## TASK DESCRIPTION:
Beneath this line are the data; copy exactly the part of them that opens with the line containing "tid = threadIdx.x;" and closes with the line containing "L.gbits[t] = 0;", and only that part.

Stored data entries
************
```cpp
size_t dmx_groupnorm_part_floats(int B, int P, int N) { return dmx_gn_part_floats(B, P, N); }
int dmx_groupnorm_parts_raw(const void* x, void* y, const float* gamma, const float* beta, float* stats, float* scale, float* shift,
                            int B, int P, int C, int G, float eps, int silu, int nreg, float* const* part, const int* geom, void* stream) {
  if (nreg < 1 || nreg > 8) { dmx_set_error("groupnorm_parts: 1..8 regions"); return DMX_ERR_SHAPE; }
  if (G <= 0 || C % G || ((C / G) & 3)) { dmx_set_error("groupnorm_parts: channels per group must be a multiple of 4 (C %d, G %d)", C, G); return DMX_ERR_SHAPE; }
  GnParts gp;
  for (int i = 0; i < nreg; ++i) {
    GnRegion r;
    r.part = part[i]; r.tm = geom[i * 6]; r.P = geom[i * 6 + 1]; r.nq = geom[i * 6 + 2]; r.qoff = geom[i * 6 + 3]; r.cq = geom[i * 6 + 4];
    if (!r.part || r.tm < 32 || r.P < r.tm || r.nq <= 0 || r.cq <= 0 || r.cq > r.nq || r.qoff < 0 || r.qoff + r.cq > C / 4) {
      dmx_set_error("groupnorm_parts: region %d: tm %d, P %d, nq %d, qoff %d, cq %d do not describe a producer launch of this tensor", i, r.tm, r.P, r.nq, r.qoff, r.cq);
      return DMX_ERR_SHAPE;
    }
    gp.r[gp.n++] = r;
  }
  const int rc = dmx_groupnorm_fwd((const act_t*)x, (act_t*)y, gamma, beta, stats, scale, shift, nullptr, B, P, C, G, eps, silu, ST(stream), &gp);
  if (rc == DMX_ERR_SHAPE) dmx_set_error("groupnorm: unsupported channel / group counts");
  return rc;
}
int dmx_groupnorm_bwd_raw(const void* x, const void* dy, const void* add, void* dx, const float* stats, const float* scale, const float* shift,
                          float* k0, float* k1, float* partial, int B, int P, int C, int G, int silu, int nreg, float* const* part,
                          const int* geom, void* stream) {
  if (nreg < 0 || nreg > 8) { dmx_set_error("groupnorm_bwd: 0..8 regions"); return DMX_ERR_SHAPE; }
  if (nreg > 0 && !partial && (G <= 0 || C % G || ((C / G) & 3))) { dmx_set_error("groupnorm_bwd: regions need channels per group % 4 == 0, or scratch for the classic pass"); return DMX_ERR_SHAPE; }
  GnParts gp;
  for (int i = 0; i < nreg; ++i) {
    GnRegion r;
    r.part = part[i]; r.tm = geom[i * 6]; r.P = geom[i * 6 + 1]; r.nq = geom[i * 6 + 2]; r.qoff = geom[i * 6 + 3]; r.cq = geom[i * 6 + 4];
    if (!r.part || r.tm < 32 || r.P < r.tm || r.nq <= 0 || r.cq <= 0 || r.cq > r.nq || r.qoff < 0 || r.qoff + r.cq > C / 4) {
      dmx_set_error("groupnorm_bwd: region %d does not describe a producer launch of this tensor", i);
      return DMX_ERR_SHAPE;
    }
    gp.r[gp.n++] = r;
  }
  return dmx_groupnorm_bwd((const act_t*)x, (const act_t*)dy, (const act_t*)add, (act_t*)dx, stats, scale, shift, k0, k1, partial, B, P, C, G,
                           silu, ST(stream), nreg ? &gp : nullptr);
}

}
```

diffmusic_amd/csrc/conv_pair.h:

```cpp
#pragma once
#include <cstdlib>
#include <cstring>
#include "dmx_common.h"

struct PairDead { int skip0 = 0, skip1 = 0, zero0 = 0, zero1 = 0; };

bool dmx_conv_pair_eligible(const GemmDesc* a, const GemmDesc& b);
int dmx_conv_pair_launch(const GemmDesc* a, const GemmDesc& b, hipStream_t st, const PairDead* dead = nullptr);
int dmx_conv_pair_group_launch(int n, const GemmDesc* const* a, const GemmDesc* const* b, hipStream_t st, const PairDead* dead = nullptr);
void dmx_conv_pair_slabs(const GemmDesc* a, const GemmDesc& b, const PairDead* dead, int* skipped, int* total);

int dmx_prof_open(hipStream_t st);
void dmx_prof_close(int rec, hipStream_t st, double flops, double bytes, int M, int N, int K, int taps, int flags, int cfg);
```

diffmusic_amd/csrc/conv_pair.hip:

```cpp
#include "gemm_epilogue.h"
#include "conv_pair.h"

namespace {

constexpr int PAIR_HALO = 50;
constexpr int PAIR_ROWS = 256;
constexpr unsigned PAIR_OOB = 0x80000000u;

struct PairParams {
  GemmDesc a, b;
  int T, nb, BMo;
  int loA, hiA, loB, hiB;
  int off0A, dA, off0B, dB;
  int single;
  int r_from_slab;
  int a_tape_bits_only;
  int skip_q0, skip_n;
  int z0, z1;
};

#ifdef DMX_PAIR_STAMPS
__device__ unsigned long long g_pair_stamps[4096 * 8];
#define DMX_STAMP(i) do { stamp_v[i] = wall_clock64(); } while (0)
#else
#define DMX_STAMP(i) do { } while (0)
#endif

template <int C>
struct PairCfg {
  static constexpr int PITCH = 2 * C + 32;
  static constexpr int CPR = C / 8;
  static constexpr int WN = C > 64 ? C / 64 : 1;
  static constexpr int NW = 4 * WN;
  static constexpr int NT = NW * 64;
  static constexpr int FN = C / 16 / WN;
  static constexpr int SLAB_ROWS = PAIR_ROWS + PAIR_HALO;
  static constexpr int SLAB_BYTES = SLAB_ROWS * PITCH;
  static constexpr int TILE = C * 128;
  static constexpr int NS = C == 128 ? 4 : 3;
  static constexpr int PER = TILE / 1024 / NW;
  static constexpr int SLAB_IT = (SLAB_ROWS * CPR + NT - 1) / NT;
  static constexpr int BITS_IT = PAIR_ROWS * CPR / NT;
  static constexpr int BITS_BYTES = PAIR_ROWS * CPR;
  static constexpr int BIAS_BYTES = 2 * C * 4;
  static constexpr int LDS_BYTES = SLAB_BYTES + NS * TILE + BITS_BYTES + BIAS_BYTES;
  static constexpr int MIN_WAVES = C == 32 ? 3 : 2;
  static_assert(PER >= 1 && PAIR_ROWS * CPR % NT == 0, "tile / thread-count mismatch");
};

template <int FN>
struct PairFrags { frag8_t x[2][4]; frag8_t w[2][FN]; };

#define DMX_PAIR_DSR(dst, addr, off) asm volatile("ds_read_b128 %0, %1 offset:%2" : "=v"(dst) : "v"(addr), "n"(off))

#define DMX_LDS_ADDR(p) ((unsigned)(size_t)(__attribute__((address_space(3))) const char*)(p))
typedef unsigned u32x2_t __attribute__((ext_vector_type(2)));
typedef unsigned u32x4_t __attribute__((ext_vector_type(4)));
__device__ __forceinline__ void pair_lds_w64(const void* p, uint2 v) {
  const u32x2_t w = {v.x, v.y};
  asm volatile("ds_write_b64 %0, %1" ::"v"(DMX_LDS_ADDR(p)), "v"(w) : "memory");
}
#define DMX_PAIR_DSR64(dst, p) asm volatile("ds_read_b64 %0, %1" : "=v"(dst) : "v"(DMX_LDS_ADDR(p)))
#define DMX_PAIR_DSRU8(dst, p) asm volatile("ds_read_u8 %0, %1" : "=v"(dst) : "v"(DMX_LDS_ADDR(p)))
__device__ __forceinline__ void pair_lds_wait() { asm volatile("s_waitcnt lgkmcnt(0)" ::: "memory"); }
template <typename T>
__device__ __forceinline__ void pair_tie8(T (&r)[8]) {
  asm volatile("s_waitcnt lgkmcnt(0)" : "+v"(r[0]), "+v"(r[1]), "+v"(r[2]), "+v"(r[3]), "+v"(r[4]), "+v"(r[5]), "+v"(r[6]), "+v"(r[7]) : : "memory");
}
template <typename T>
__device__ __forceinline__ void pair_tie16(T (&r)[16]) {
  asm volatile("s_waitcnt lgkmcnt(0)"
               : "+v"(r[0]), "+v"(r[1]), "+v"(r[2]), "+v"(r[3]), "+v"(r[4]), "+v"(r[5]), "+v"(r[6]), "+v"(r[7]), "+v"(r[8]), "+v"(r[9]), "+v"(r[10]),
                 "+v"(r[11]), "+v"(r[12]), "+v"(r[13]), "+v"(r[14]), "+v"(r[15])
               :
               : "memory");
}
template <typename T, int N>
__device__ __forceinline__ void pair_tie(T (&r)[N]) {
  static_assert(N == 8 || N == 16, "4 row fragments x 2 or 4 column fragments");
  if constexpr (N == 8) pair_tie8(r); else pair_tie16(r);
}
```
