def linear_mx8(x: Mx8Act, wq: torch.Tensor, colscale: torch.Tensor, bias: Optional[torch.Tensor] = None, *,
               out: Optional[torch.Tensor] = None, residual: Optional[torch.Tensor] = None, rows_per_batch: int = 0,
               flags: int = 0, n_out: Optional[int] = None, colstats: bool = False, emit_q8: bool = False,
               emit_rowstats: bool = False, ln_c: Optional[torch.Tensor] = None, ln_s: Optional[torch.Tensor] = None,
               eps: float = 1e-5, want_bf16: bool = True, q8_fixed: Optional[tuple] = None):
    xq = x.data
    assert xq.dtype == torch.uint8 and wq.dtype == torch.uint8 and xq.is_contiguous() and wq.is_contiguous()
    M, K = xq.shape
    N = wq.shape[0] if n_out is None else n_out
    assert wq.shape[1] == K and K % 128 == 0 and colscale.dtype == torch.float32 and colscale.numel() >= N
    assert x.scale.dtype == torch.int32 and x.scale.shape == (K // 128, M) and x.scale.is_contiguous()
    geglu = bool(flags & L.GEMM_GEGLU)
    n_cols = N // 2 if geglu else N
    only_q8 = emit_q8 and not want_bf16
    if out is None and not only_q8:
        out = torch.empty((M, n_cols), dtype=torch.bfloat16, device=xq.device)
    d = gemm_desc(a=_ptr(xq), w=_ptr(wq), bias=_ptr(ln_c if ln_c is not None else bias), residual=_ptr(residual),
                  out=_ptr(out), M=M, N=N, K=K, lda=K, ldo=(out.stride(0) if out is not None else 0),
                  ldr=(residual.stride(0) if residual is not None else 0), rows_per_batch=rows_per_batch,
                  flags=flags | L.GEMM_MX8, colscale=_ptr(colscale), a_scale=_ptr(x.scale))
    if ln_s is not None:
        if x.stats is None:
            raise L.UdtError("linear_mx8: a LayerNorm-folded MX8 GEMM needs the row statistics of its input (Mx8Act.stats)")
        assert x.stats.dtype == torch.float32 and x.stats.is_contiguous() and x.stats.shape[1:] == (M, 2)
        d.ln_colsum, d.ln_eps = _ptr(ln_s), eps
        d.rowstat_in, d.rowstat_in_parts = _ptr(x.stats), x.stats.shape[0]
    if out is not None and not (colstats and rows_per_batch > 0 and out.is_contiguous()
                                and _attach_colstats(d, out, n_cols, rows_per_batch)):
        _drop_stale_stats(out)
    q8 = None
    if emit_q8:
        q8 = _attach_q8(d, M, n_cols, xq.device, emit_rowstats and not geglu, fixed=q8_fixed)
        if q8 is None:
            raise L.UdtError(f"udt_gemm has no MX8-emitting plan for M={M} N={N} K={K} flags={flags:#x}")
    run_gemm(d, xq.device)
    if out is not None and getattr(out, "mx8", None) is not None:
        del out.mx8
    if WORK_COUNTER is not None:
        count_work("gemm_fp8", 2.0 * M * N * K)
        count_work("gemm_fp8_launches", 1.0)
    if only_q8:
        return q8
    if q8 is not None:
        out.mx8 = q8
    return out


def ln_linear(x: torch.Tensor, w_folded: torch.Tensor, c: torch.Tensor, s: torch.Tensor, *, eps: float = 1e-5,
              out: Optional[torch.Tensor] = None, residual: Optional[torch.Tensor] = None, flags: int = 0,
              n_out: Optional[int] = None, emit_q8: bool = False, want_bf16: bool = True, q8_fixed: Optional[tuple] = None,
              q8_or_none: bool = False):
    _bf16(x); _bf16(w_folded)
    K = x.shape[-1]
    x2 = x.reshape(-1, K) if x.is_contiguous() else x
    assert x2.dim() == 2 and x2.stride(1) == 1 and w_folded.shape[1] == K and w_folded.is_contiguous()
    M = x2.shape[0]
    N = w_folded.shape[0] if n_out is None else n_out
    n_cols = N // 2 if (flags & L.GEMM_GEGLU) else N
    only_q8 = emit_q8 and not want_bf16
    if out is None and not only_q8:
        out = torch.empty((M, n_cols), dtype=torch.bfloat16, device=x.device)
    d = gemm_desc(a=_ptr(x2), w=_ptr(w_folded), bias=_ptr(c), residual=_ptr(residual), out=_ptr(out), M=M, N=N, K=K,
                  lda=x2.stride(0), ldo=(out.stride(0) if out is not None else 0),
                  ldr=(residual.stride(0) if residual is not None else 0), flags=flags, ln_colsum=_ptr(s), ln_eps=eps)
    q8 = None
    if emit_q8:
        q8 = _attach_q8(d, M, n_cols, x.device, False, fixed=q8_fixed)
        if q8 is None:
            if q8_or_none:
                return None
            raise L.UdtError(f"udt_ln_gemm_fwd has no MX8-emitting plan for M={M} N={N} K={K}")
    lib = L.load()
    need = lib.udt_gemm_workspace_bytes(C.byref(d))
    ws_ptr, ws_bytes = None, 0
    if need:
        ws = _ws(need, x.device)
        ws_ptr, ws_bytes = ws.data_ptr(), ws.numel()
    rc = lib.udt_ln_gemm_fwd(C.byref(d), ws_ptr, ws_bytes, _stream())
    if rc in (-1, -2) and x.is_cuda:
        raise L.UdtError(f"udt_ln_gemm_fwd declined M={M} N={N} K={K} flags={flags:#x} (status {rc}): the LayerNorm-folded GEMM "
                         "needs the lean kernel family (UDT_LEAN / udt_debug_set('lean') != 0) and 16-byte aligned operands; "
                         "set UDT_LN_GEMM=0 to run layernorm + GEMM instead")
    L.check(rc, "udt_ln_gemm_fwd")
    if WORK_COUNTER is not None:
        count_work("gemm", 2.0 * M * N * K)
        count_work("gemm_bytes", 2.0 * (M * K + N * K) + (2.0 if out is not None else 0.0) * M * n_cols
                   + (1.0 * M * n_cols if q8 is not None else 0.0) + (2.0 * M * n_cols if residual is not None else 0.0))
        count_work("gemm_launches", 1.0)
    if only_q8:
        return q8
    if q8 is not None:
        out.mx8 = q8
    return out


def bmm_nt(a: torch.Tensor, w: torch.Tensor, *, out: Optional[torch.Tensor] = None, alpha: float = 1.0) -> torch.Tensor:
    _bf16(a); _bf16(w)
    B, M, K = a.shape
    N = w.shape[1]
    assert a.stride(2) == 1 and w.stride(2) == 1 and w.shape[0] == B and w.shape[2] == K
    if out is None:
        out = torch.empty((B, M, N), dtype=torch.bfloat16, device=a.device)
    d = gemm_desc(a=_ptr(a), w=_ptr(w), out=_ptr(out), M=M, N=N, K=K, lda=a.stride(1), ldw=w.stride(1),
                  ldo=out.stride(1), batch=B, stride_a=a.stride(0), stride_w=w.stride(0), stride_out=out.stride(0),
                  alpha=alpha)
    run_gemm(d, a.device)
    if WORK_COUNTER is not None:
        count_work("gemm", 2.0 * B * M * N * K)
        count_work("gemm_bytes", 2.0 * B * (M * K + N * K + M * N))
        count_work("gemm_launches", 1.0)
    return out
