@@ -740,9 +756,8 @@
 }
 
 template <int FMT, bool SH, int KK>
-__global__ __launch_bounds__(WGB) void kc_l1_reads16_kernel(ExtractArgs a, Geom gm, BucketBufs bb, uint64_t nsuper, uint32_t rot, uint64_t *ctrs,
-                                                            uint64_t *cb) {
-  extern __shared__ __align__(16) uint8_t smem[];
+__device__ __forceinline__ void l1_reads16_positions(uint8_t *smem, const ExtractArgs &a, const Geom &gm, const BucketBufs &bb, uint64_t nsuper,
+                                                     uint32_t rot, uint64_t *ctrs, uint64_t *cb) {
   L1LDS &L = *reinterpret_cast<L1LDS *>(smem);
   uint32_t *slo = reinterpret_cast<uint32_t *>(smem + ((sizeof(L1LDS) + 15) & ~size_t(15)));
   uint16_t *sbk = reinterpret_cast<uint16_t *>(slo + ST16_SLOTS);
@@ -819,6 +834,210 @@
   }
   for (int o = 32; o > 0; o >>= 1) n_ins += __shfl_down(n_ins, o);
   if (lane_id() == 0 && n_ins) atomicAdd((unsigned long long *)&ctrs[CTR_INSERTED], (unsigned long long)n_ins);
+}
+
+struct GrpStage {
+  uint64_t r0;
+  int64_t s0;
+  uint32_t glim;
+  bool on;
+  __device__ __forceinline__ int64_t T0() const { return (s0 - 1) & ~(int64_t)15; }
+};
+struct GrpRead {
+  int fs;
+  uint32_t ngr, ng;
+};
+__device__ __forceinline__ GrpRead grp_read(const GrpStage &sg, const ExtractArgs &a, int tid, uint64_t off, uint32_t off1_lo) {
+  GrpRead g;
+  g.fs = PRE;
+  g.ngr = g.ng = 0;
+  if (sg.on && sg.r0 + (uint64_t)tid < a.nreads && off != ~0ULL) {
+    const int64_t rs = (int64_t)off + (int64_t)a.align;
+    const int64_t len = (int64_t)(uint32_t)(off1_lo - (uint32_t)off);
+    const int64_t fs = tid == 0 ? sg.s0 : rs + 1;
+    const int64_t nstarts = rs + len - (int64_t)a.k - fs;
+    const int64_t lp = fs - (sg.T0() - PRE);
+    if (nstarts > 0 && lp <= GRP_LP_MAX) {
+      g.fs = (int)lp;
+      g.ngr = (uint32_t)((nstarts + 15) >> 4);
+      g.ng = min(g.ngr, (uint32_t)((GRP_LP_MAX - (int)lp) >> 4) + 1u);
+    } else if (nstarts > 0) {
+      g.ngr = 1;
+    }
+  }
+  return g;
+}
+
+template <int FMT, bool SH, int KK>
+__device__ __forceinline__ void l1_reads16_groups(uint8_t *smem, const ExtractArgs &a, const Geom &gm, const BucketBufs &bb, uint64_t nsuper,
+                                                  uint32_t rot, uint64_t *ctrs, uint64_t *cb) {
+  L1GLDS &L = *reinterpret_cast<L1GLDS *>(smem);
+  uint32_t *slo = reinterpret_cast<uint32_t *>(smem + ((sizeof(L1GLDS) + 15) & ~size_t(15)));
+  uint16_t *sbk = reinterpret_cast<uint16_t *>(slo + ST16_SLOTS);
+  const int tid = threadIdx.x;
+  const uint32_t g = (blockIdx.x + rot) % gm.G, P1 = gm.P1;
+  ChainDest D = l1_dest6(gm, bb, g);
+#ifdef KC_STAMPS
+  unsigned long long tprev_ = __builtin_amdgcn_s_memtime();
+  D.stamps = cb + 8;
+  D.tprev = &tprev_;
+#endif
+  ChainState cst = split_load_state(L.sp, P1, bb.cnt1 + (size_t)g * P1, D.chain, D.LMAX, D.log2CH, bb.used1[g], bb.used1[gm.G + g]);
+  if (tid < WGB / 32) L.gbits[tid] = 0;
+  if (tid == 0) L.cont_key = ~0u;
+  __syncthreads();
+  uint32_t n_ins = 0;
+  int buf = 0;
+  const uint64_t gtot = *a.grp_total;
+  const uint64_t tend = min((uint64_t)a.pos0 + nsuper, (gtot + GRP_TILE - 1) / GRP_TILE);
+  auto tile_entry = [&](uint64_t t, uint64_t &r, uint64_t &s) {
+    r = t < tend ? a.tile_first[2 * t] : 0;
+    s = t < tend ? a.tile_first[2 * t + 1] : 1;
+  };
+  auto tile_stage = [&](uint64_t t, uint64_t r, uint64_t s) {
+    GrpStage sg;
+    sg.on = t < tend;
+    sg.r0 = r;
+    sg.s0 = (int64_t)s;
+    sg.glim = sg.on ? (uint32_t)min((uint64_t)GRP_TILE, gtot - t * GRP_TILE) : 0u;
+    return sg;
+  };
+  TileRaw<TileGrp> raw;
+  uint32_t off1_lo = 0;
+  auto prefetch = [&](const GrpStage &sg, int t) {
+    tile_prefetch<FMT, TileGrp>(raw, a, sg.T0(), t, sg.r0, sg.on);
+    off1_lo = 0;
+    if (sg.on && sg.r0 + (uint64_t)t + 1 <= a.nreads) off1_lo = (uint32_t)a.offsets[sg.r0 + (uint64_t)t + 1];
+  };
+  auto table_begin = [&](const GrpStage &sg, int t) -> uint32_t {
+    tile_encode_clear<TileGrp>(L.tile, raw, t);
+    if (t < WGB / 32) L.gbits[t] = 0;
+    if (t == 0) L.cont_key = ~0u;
************
## RESULT OF THIS EXERCISE:
+  const int tid = threadIdx.x;
+  const uint32_t g = (blockIdx.x + rot) % gm.G, P1 = gm.P1;
+  ChainDest D = l1_dest6(gm, bb, g);
+#ifdef KC_STAMPS
+  unsigned long long tprev_ = __builtin_amdgcn_s_memtime();
+  D.stamps = cb + 8;
+  D.tprev = &tprev_;
+#endif
+  ChainState cst = split_load_state(L.sp, P1, bb.cnt1 + (size_t)g * P1, D.chain, D.LMAX, D.log2CH, bb.used1[g], bb.used1[gm.G + g]);
+  if (tid < WGB / 32) L.gbits[tid] = 0;
+  if (tid == 0) L.cont_key = ~0u;
+  __syncthreads();
+  uint32_t n_ins = 0;
+  int buf = 0;
+  const uint64_t gtot = *a.grp_total;
+  const uint64_t tend = min((uint64_t)a.pos0 + nsuper, (gtot + GRP_TILE - 1) / GRP_TILE);
+  auto tile_entry = [&](uint64_t t, uint64_t &r, uint64_t &s) {
+    r = t < tend ? a.tile_first[2 * t] : 0;
+    s = t < tend ? a.tile_first[2 * t + 1] : 1;
+  };
+  auto tile_stage = [&](uint64_t t, uint64_t r, uint64_t s) {
+    GrpStage sg;
+    sg.on = t < tend;
+    sg.r0 = r;
+    sg.s0 = (int64_t)s;
+    sg.glim = sg.on ? (uint32_t)min((uint64_t)GRP_TILE, gtot - t * GRP_TILE) : 0u;
+    return sg;
+  };
+  TileRaw<TileGrp> raw;
+  uint32_t off1_lo = 0;
+  auto prefetch = [&](const GrpStage &sg, int t) {
+    tile_prefetch<FMT, TileGrp>(raw, a, sg.T0(), t, sg.r0, sg.on);
+    off1_lo = 0;
+    if (sg.on && sg.r0 + (uint64_t)t + 1 <= a.nreads) off1_lo = (uint32_t)a.offsets[sg.r0 + (uint64_t)t + 1];
+  };
+  auto table_begin = [&](const GrpStage &sg, int t) -> uint32_t {
+    tile_encode_clear<TileGrp>(L.tile, raw, t);
+    if (t < WGB / 32) L.gbits[t] = 0;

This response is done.